Heidi Groshelle, a public relations professional from San Francisco and founder of Groshelle Communications, understands Hoban and Marty’s point but feels it’s too risky to apply for programs she may technically be eligible to receive, pointing to the massive penalties set forth by the government for obtaining the funds under “fraudulent” reasons.

“I am a sole proprietor, and I have provided PR services to the (cannabis) industry for half a decade. Honestly, it is very disconcerting that I am ineligible for any financial relief from the government because I have promoted legal infused products to the media,” Groshelle said. “Furthermore, based on the published guidelines, I am reluctant to 'roll the dice' and apply for the funds anyway, given the draconian punishments for accepting them.” 

The Industry Responds

On April 13th, the International Cannabis Bar Association (INCBA) sent a letter to Senate and Congressional leaders urging them to direct the SBA to reverse their stance on “indirect marijuana businesses.” They argue the term is “untenably broad” and unfairly punishes companies who are not engaged in illegal activities.

“If the goal is to help Americans and to help our economy get up and running again, these businesses should be eligible just like everybody else,” asserted Jason Tarasek, founder of Minnesota Cannabis Law and a member of INCBA. “They may be related to marijuana, but that doesn’t mean they’re not legitimate businesses that are vital to our economy. This isn’t the time to be making moral statements.”
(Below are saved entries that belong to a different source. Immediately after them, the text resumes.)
__host__ __device__ inline size_t fstat_len(int K, int M);
template <typename T> struct FusedPre;
template <typename T>
__device__ __forceinline__ void fused_g_preload32(FusedPre<T> &p, int a0, int b0, int K, const T *Gt, int lane, int row_lo);
template <typename T, int TP>
__device__ __forceinline__ void fused_finish_direct32(T (*Ts)[TP], const double *rs, int a0, int b0, int K, T *out,
                                                      double swt, bool cX, bool sX, int lane, int row_lo,
                                                      const FusedPre<T> &p);
template <typename T, int TP>
__device__ __forceinline__ void fused_finish_block(T (*Ts)[TP], const double *rs, bool diagb, int a0,
                                                   int b0, int K, const T *Gt, T *out,
                                                   double swt, bool cX, bool sX, int lane);
template <typename T, int TP>
__device__ __forceinline__ void fused_finish_direct(T (*Ts)[TP], const double *rs, bool diagb, int a0,
                                                    int b0, int K, const T *Gt, T *out,
                                                    double swt, bool cX, bool sX, int lane, int row_lo, int row_hi);
template <typename T, int TP>
// ... 96 lines not shown
  else { seg_begin = 0; seg_rows = a.N; }
  int64_t r0, r1;
  split_range(seg_rows, wi.nsp, sp, r0, r1);
  r0 = uni64(r0); r1 = uni64(r1); seg_begin = uni64(seg_begin);
  const int nstages = uni((int)((r1 - r0 + STAGE_ROWS - 1) / STAGE_ROWS));
  const int colA0 = uni(ti * TILE), colB0 = uni(tj * TILE);

  if (ROLER == 3) {
    const int d = wave_all - 4;
    const char *zero_src = reinterpret_cast<const char *>(unip(g_zero_line));
    constexpr unsigned ES = sizeof(T);
    constexpr int EPL = 16 / (int)ES;
    const char *one_src = reinterpret_cast<const char *>(ES == 8 ? (const void *)unip(g_one_line)
                                                                : (const void *)unip(g_one_line_f));
    int oa = EPL * lane, ob = EPL * lane, oy = ES == 8 ? 2 * (lane & 15) : (lane & 31);
    if (colA0 + oa > g.K - EPL) oa = g.K - EPL - colA0;
    if (colB0 + ob > g.K - EPL) ob = g.K - EPL - colB0;
    if (oa < 0) oa = 0;
    if (ob < 0) ob = 0;
    const int ycol0 = yc * YT;
    const int ylast = ES == 8 ? g.M - 2 : g.M - 1;
    if (g.M > 0) { if (ycol0 + oy > ylast) oy = ylast - ycol0; if (oy < 0) oy = 0; } else oy = 0;
    const unsigned va = ES * (unsigned)oa, vb = ES * (unsigned)ob, vy = ES * (unsigned)oy, vw = 4u * (unsigned)lane;
    const unsigned lds0 = (unsigned)(uintptr_t)((__attribute__((address_space(3))) char *)smem_raw);
    auto dma16_all = [&](const char *sbase, unsigned voff, unsigned lds_addr) {
      unsigned keep;
      asm volatile("s_mov_b32 %0, m0\n\ts_mov_b32 m0, %3\n\ts_nop 0\n\t"
                   "global_load_lds_dwordx4 %1, %2\n\ts_mov_b32 m0, %0"
                   : "=&s"(keep) : "v"(voff), "s"(sbase), "s"(lds_addr) : "memory");
    };
    auto dma16_lo16 = [&](const char *sbase, unsigned voff, unsigned lds_addr) {
      unsigned keep; unsigned long long ex;
      asm volatile("s_mov_b32 %0, m0\n\ts_mov_b64 %1, exec\n\ts_mov_b64 exec, 0xffff\n\ts_mov_b32 m0, %4\n\ts_nop 0\n\t"
                   "global_load_lds_dwordx4 %2, %3\n\ts_mov_b64 exec, %1\n\ts_mov_b32 m0, %0"
                   : "=&s"(keep), "=&s"(ex) : "v"(voff), "s"(sbase), "s"(lds_addr) : "memory");
    };
    auto dma16_lo32 = [&](const char *sbase, unsigned voff, unsigned lds_addr) {
      unsigned keep; unsigned long long ex;
      asm volatile("s_mov_b32 %0, m0\n\ts_mov_b64 %1, exec\n\ts_mov_b64 exec, 0xffffffff\n\ts_mov_b32 m0, %4\n\ts_nop 0\n\t"
                   "global_load_lds_dwordx4 %2, %3\n\ts_mov_b64 exec, %1\n\ts_mov_b32 m0, %0"
                   : "=&s"(keep), "=&s"(ex) : "v"(voff), "s"(sbase), "s"(lds_addr) : "memory");
    };
    auto dma4_lo32 = [&](const char *sbase, unsigned voff, unsigned lds_addr) {
      unsigned keep; unsigned long long ex;
      asm volatile("s_mov_b32 %0, m0\n\ts_mov_b64 %1, exec\n\ts_mov_b64 exec, 0xffffffff\n\ts_mov_b32 m0, %4\n\ts_nop 0\n\t"
                   "global_load_lds_dword %2, %3\n\ts_mov_b64 exec, %1\n\ts_mov_b32 m0, %0"
                   : "=&s"(keep), "=&s"(ex) : "v"(voff), "s"(sbase), "s"(lds_addr) : "memory");
    };
    auto dma4_lo1 = [&](const char *sbase, unsigned voff, unsigned lds_addr) {
      unsigned keep; unsigned long long ex;
      asm volatile("s_mov_b32 %0, m0\n\ts_mov_b64 %1, exec\n\ts_mov_b64 exec, 1\n\ts_mov_b32 m0, %4\n\ts_nop 0\n\t"
                   "global_load_lds_dword %2, %3\n\ts_mov_b64 exec, %1\n\ts_mov_b32 m0, %0"
                   : "=&s"(keep), "=&s"(ex) : "v"(voff), "s"(sbase), "s"(lds_addr) : "memory");
    };
    auto dma4_lo2 = [&](const char *sbase, unsigned voff, unsigned lds_addr) {
      unsigned keep; unsigned long long ex;
      asm volatile("s_mov_b32 %0, m0\n\ts_mov_b64 %1, exec\n\ts_mov_b64 exec, 3\n\ts_mov_b32 m0, %4\n\ts_nop 0\n\t"
                   "global_load_lds_dword %2, %3\n\ts_mov_b64 exec, %1\n\ts_mov_b32 m0, %0"
                   : "=&s"(keep), "=&s"(ex) : "v"(voff), "s"(sbase), "s"(lds_addr) : "memory");
    };
    const int r0i = uni((int)r0), r1i = uni((int)r1);
    auto row_numbers = [&](int t, int64_t (&rn)[4], bool (&ok)[4]) {
      int rr[4];
#pragma unroll
      for (int j = 0; j < 4; ++j) {
        rr[j] = r0i + t * STAGE_ROWS + d + 4 * j;
        ok[j] = rr[j] < r1i;
      }
      if (!GATHER) {
#pragma unroll
        for (int j = 0; j < 4; ++j) rn[j] = seg_begin + rr[j];
        return;
      }
      const int64_t *p0 = a.idx + seg_begin + (ok[0] ? rr[0] : 0);
      const int64_t *p1 = a.idx + seg_begin + (ok[1] ? rr[1] : 0);
      const int64_t *p2 = a.idx + seg_begin + (ok[2] ? rr[2] : 0);
      const int64_t *p3 = a.idx + seg_begin + (ok[3] ? rr[3] : 0);
      int64_t v0 = 0, v1 = 0, v2 = 0, v3 = 0;
      if (r1i > 0) {
        asm volatile("s_load_dwordx2 %0, %4, 0x0\n\ts_load_dwordx2 %1, %5, 0x0\n\t"
                     "s_load_dwordx2 %2, %6, 0x0\n\ts_load_dwordx2 %3, %7, 0x0\n\t"
                     "s_waitcnt lgkmcnt(0)"
                     : "=&s"(v0), "=&s"(v1), "=&s"(v2), "=&s"(v3)
                     : "s"(p0), "s"(p1), "s"(p2), "s"(p3) : "memory");
      }
      rn[0] = v0; rn[1] = v1; rn[2] = v2; rn[3] = v3;
    };
    auto issue_stage = [&](int t, const int64_t (&rn)[4], const bool (&ok)[4]) {
      const unsigned bufb = lds0 + (unsigned)((t % NBUF4) * BUF_ELEMS) * ES;
#pragma unroll
      for (int j = 0; j < 4; ++j) {
        const int lrow = d + 4 * j;
        const bool valid = ok[j];
        const char *xrow = reinterpret_cast<const char *>(a.X + rn[j] * (int64_t)g.K);
        const char *pa = valid ? xrow + (int64_t)ES * colA0 : zero_src;
        if (ES == 8) dma16_all(pa, va, bufb + (unsigned)(lrow * PITCH) * ES);
        else dma16_lo32(pa, va, bufb + (unsigned)(lrow * PITCH) * ES);
        if (!diag) {
          const char *pb = valid ? xrow + (int64_t)ES * colB0 : zero_src;
          if (ES == 8) dma16_all(pb, vb, bufb + (unsigned)(PANEL_ELEMS + lrow * PITCH) * ES);
          else dma16_lo32(pb, vb, bufb + (unsigned)(PANEL_ELEMS + lrow * PITCH) * ES);
        } else {
          const char *yrow = (valid && g.M > 0)
              ? reinterpret_cast<const char *>(a.Y + rn[j] * (int64_t)g.M + ycol0) : zero_src;
          if (ES == 8) dma16_lo16(yrow, vy, bufb + (unsigned)(PANEL_ELEMS + lrow * YPITCH) * ES);
          else dma4_lo32(yrow, vy, bufb + (unsigned)(PANEL_ELEMS + lrow * YPITCH) * ES);
        }
        const char *wsrc = valid ? (WEIGHTED ? reinterpret_cast<const char *>(a.w + rn[j]) : one_src) : zero_src;
        if (ES == 8) dma4_lo2(wsrc, vw, bufb + (unsigned)(2 * PANEL_ELEMS + lrow) * ES);
        else dma4_lo1(wsrc, vw, bufb + (unsigned)(2 * PANEL_ELEMS + lrow) * ES);
      }
    };
    auto wait_one_stage_in_flight = [&]() { asm volatile("s_waitcnt vmcnt(12)" ::: "memory"); };
    int64_t rn[4];
    bool ok[4];
#pragma unroll
    for (int t = 0; t < 3; ++t) {
      row_numbers(t, rn, ok);
      issue_stage(t, rn, ok);
    }
    wait_one_stage_in_flight();
    __builtin_amdgcn_s_barrier();
    __builtin_amdgcn_s_barrier();
#ifdef CVM_STAMPS
    unsigned long long t_a = 0, t_b = 0, t_c = 0, t0, t1, t2, t3;
#endif
#pragma unroll 1
    for (int s = 0; s < nstages; ++s) {
#ifdef CVM_STAMPS
      STAMP(t0);
#endif
      row_numbers(s + 3, rn, ok);
      issue_stage(s + 3, rn, ok);
#ifdef CVM_STAMPS
      STAMP(t1);
#endif
      wait_one_stage_in_flight();
#ifdef CVM_STAMPS
      STAMP(t2);
#endif
#ifdef CVM_STAMPS
      if (!(a.dbg & 4))
#endif
      __builtin_amdgcn_s_barrier();
#ifdef CVM_STAMPS
      STAMP(t3);
      t_a += t1 - t0; t_b += t2 - t1; t_c += t3 - t2;
#endif
    }
    asm volatile("s_waitcnt vmcnt(0) lgkmcnt(0)" ::: "memory");
    if constexpr (FUSEDR) {
      if (a.stat_flags && do_g && !diag && d == 0) {
        const int *fl = a.stat_flags + (size_t)seg * g.P;
        fused_wait_flag<T>(fl + ti, fl + tj, smem_raw, lane, seg, uni(xcd_q), uni(slot_q), a.fused_status,
                           a.retry_items, a.retry_mode, a.test_mode);
      }
    }
    if (FUSEDR) lds_barrier();
    if constexpr (FUSEDR) {
      if (do_g && diag && a.stat_flags) {
        __builtin_amdgcn_s_barrier();
        __builtin_amdgcn_s_barrier();
        if (d == 0) {
          const int K = g.K, M = g.M;
          double *fsw = const_cast<double *>(a.fstats) + (size_t)seg * fstat_len(K, M);
          const double *stl = reinterpret_cast<const double *>(smem_raw + diag_tile_bytes<T>()) + 768;
#pragma unroll
          for (int h = 0; h < 2; ++h) {
            const int lcol = 64 * h + lane, col = ti * TILE + lcol;
            if (col < K) { stc(fsw + col, stl[lcol]); stc(fsw + K + col, stl[128 + lcol]); }
          }
          if (lane < 32 && lane < M) { stc(fsw + 2 * K + lane, stl[256 + lane]); stc(fsw + 2 * K + M + lane, stl[288 + lane]); }
          if (lane == 0) stc(fsw + 2 * K + 2 * M, stl[320]);
          asm volatile("s_waitcnt vmcnt(0)" ::: "memory");
          if (lane == 0)
            __hip_atomic_store(a.stat_flags + (size_t)seg * g.P + ti, 1, __ATOMIC_RELAXED, __HIP_MEMORY_SCOPE_AGENT);
        }
      }
      if (do_g && diag && a.out_XTX) {
        constexpr int TP = TILE + 1;
        const int K = g.K, M = g.M;
        const double *fs = a.fstats + (size_t)seg * fstat_len(K, M);
        const double swt = a.stat_flags ? (reinterpret_cast<const double *>(smem_raw + diag_tile_bytes<T>()) + 768)[320]
                                        : ldc(fs + 2 * K + 2 * M);
        const bool cX = a.flags & CVM_CENTER_X, sX = a.flags & CVM_SCALE_X;
        T (*Td)[TP] = reinterpret_cast<T (*)[TP]>(smem_raw);
        double *rs0 = reinterpret_cast<double *>(smem_raw + diag_tile_bytes<T>());
        T *outp = (T *)a.out_XTX + (size_t)(a.seg0 + seg) * (size_t)K * K;
        lds_barrier();
        diag_tile_finish<T, TP>(Td, rs0, wave_all, 0, ti, K, (const T *)a.G, outp, swt, cX, sX, lane);
        lds_barrier();
        diag_tile_finish<T, TP>(Td, rs0, wave_all, 1, ti, K, (const T *)a.G, outp, swt, cX, sX, lane);
      }
      const int mark = (do_g && !diag) ? fused_mark<T>(a.stat_flags, smem_raw) : FUSED_GO;
      if (do_g && !diag && mark != FUSED_SKIP) {
        const int K = g.K, M = g.M;
        const double *fs = a.fstats + (size_t)seg * fstat_len(K, M);
        const double swt = mark == FUSED_POISON ? __builtin_nan("") : ldc(fs + 2 * K + 2 * M);
        const bool cX = a.flags & CVM_CENTER_X, sX = a.flags & CVM_SCALE_X;
        const size_t fo = (size_t)(a.seg0 + seg);
        const int a0 = ti * TILE + 64 * (d >> 1), b0 = tj * TILE + 64 * (d & 1);
        const bool active = a.out_XTX && a0 < K && b0 < K;
        char *slice = smem_raw + (size_t)d * wave_lds_bytes<T>();
        T (*Ts)[65] = reinterpret_cast<T (*)[65]>(slice);
        const double *rs = reinterpret_cast<const double *>(slice + wave_tile_bytes<T>());
        T *outp = (T *)a.out_XTX + fo * (size_t)K * K;
        FusedPre<T> gp;
        if (active) fused_g_preload32<T>(gp, a0, b0, K, (const T *)a.G, lane, 32);
        lds_barrier();
        if (active)
          fused_finish_direct32<T, 65>(Ts, rs, a0, b0, K, outp, swt, cX, sX, lane, 32, gp);
        lds_barrier();
        if (active) fused_finish_mirror<T, 65>(Ts, a0, b0, K, outp, lane, 32, 64);
      }
    }
#ifdef CVM_STAMPS
    if (lane == 0 && blockIdx.x < 1024) {
      unsigned long long *o = g_stamps + ((size_t)blockIdx.x * 8 + wave_all) * 4;
      o[0] = t_a; o[1] = t_b; o[2] = t_c; o[3] = (unsigned long long)nstages;
    }
#endif
    ROLE_EXIT();
  }

  const int stat_role = ROLER;
  acc_t acc[16];
#pragma unroll
  for (int i = 0; i < 16; ++i) acc[i] = (acc_t){0, 0, 0, 0};
  constexpr bool TWO_LEVEL = sizeof(T) == 4;
  acc_t acc2[TWO_LEVEL ? 16 : 1];
  if (TWO_LEVEL) {
#pragma unroll
    for (int i = 0; i < 16; ++i) acc2[i] = (acc_t){0, 0, 0, 0};
  }
  double st_s[4] = {0, 0, 0, 0}, st_q[4] = {0, 0, 0, 0};
  int nz_ = 0, ng_ = 0;

  const int lk = lane >> 4, lc = lane & 15;
  constexpr bool WIDE = !HWR && MFMR && ROLER == 0 && !FUSEDR;
  const int a_col = h_wave ? 0 : (WIDE ? 32 * wave : 64 * wr);
  const int b_col = h_wave ? 0 : (WIDE ? 0 : 64 * wc);
  const int a_off = a_col + lc;
  const int b_off = h_wave ? PANEL_ELEMS + lc : (diag ? 0 : PANEL_ELEMS) + b_col + lc;

  __syncthreads();
  __syncthreads();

This affirmation comes on the heels of more comprehensive efforts to include cannabis businesses in coronavirus economic relief packages. In March, a coalition of leaders from industry groups including the National Cannabis Industry Association, Cannabis Trade Federation, Global Alliance for Cannabis Commerce, Marijuana Policy Project, Minority Cannabis Business Association, and National Cannabis Roundtable sent a letter to state treasurers and governors imploring them to contact their congressional delegations and push for the inclusion of state-legal cannabis businesses in future COVID-19 legislative relief packages. They also asked officials to consider creating state-based lending or loan guarantee programs to fill the gaps put forth by current SBA guidance.

“The SBA taking these positions is not consistent with the intent of these COVID-19 relief bills, which was to get as much money out on the street as fast as possible,” said Marty.

On April 2nd, a group of eleven U.S. senators sent a letter to the powerful Appropriations Committee requesting a provision allowing cannabis businesses to receive SBA loans be added to the fiscal year 2021 spending bill for Financial Services and General Government and Related Agencies. The provision would enable state-legal marijuana companies to access SBA funds under the Loan Guarantee Program, Disaster Assistance Program, and Microloan Program.

The letter was signed by Senators Jacky Rosen (D-NV), Ron Wyden (D-OR), Tammy Duckworth (D-IL), Michael Bennet (D-CO), Kirsten Gillibrand (D-NY), Bernie Sanders (I-VT), Ed Markey (D-MA), Cory Booker (D-NJ), Bob Menendez (D-NJ), Jeff Merkley (D-OR) and Kamala Harris (D-CA).

Speaker of the House Nancy Pelosi expressed support for cannabis businesses with regards to COVID-19 relief, according to Rep. Ed Perlmutter (D-CO). In a call with constituents, Rep. Perlmutter stated he had brought the issue up directly with Speaker Pelosi during a Democratic caucus meeting.

“I raised this very question to our caucus, to Speaker Nancy Pelosi directly last week, saying, look this is a major employer in Colorado and elsewhere around the country. They have been deemed essential services in many, many states,” Rep. Perlmutter said during the call. “They cannot access the relief we are providing for in any of these three packages that we have passed. She said, as did the other leadership members on the call, said she wanted to see it get passed.”